[Start of section]

template <int CIN, int TM, int EPI, bool PBN, bool UP>
__global__ __launch_bounds__(256, (TM == 1 ? (CIN <= 16 ? SC_WPE_SMALL : 3) : 2)) void conv_sc_lean_kernel(const ScArgs a) {
  typedef bf16_t T;
  constexpr int SZ = 2, VEC = 8, KC = 32, K = 9 * CIN, NCH = (K + KC - 1) / KC, VPP = CIN / VEC, PIXB = CIN * SZ;
  constexpr int HH = UP ? SC_TH / 2 + 2 : SC_HH, HW = UP ? SC_TW / 2 + 2 : SC_HW;
  constexpr int NV = HH * HW * VPP, NPASS = (NV + 255) / 256, BUF = NPASS * 4096;
  constexpr bool PART = (K % KC) != 0;
  constexpr int COUT = EPI == SCL_HEAD ? 1 : TM * 16;
  constexpr int CB = COUT * SZ;
  static_assert(EPI != SCL_HEAD || TM == 1, "head: one output channel");
  static_assert(!PBN || EPI == SCL_STATS || EPI == SCL_HEAD, "producer BatchNormalization: forward only");
// ... 768 lines not shown
        for (int f = 0; f < 4; ++f) { asm volatile("" : "+v"(fb[c & 1][f][0])); asm volatile("" : "+v"(fb[c & 1][f][1])); }
#pragma unroll
        for (int f = 0; f < 4; ++f) {
          const u32x4 vb = {fb[c & 1][f][0].x, fb[c & 1][f][0].y, fb[c & 1][f][1].x, fb[c & 1][f][1].y};
#pragma unroll
          for (int i = 0; i < TM; ++i) acc[i][f] = mfma16_16x16x32(fa[c & 1][i], vb, acc[i][f]);
        }
      });
      ba += cur ? (uint32_t)(-STL_BUF) : (uint32_t)STL_BUF;

#if defined(STP_STEM_WAIT_LATE)
      __builtin_amdgcn_s_waitcnt(0x0f70);
      asm volatile("" ::: "memory");
#endif
      char* ob = a.dst + (((size_t)t.n * a.Ho + t.y0) * a.Wo + t.x0) * (COUT * 2);
      const bool st = a.stats != nullptr;
      auto epilogue = [&](const bool EDGE) __attribute__((always_inline)) {
#pragma unroll
        for (int f = 0; f < 4; ++f) {
          char* of = ob + (size_t)(((f >> 1) * a.Wo + (f & 1) * 16) * (COUT * 2));
          const bool ok = !EDGE || (t.y0 + wave * 2 + (f >> 1) < a.Ho && t.x0 + (f & 1) * 16 + lr < a.Wo);
#pragma unroll
          for (int h = 0; h < 2; ++h) {
            const f32x4 v0 = acc[2 * h][f], v1 = acc[2 * h + 1][f];
            const u32x4 o = {pack_bf16x2(v0.x, v0.y), pack_bf16x2(v0.z, v0.w), pack_bf16x2(v1.x, v1.y), pack_bf16x2(v1.z, v1.w)};
            if (ok) {
              *reinterpret_cast<u32x4*>(of + so + h * 64) = o;
              if (st) {
#pragma unroll
                for (int u = 0; u < 2; ++u) {
                  const f32x2 s0 = scl_unpack(o[2 * u]), s1 = scl_unpack(o[2 * u + 1]);
                  const f32x4 sv = {s0.x, s0.y, s1.x, s1.y};
                  ss[2 * h + u] += sv;
                  qq[2 * h + u] += sv * sv;
                }
              }
            }
          }
        }
      };
      if (t.interior) epilogue(false); else epilogue(true);
    }
  }
  if (a.stats) {
    __builtin_amdgcn_s_waitcnt(0x0f70);
#pragma unroll
    for (int i = 0; i < TM; ++i)
#pragma unroll
      for (int e = 0; e < 4; ++e) {
        const float sv = row_sum16_to_lane15(ss[i][e]), qv = row_sum16_to_lane15(qq[i][e]);
        if (lr == 15) {
          const int cl = (i >> 1) * 32 + lg * 8 + (i & 1) * 4 + e;
          red[(wave * COUT + cl) * 2] = sv;
          red[(wave * COUT + cl) * 2 + 1] = qv;
        }
      }
    lds_barrier();
    if (tid < COUT) {
      float sv = 0.f, qv = 0.f;
#pragma unroll
      for (int w = 0; w < 4; ++w) { sv += red[(w * COUT + tid) * 2]; qv += red[(w * COUT + tid) * 2 + 1]; }
      a.stats[(size_t)tid * gridDim.x + blockIdx.x] = sv;
      a.stats[((size_t)COUT + tid) * gridDim.x + blockIdx.x] = qv;
    }
  }
}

[End of section]

EXERCISE DIRECTIONS - Reproduce, character for character, only the lines of the preceding data that start at the line with "const f32x4 v0" and end at the line with "red[(wave * COUT + cl) * 2 +", both included.

EXERCISE RESPONSE -
            const f32x4 v0 = acc[2 * h][f], v1 = acc[2 * h + 1][f];
            const u32x4 o = {pack_bf16x2(v0.x, v0.y), pack_bf16x2(v0.z, v0.w), pack_bf16x2(v1.x, v1.y), pack_bf16x2(v1.z, v1.w)};
            if (ok) {
              *reinterpret_cast<u32x4*>(of + so + h * 64) = o;
              if (st) {
#pragma unroll
                for (int u = 0; u < 2; ++u) {
                  const f32x2 s0 = scl_unpack(o[2 * u]), s1 = scl_unpack(o[2 * u + 1]);
                  const f32x4 sv = {s0.x, s0.y, s1.x, s1.y};
                  ss[2 * h + u] += sv;
                  qq[2 * h + u] += sv * sv;
                }
              }
            }
          }
        }
      };
      if (t.interior) epilogue(false); else epilogue(true);
    }
  }
  if (a.stats) {
    __builtin_amdgcn_s_waitcnt(0x0f70);
#pragma unroll
    for (int i = 0; i < TM; ++i)
#pragma unroll
      for (int e = 0; e < 4; ++e) {
        const float sv = row_sum16_to_lane15(ss[i][e]), qv = row_sum16_to_lane15(qq[i][e]);
        if (lr == 15) {
          const int cl = (i >> 1) * 32 + lg * 8 + (i & 1) * 4 + e;
          red[(wave * COUT + cl) * 2] = sv;
          red[(wave * COUT + cl) * 2 + 1] = qv;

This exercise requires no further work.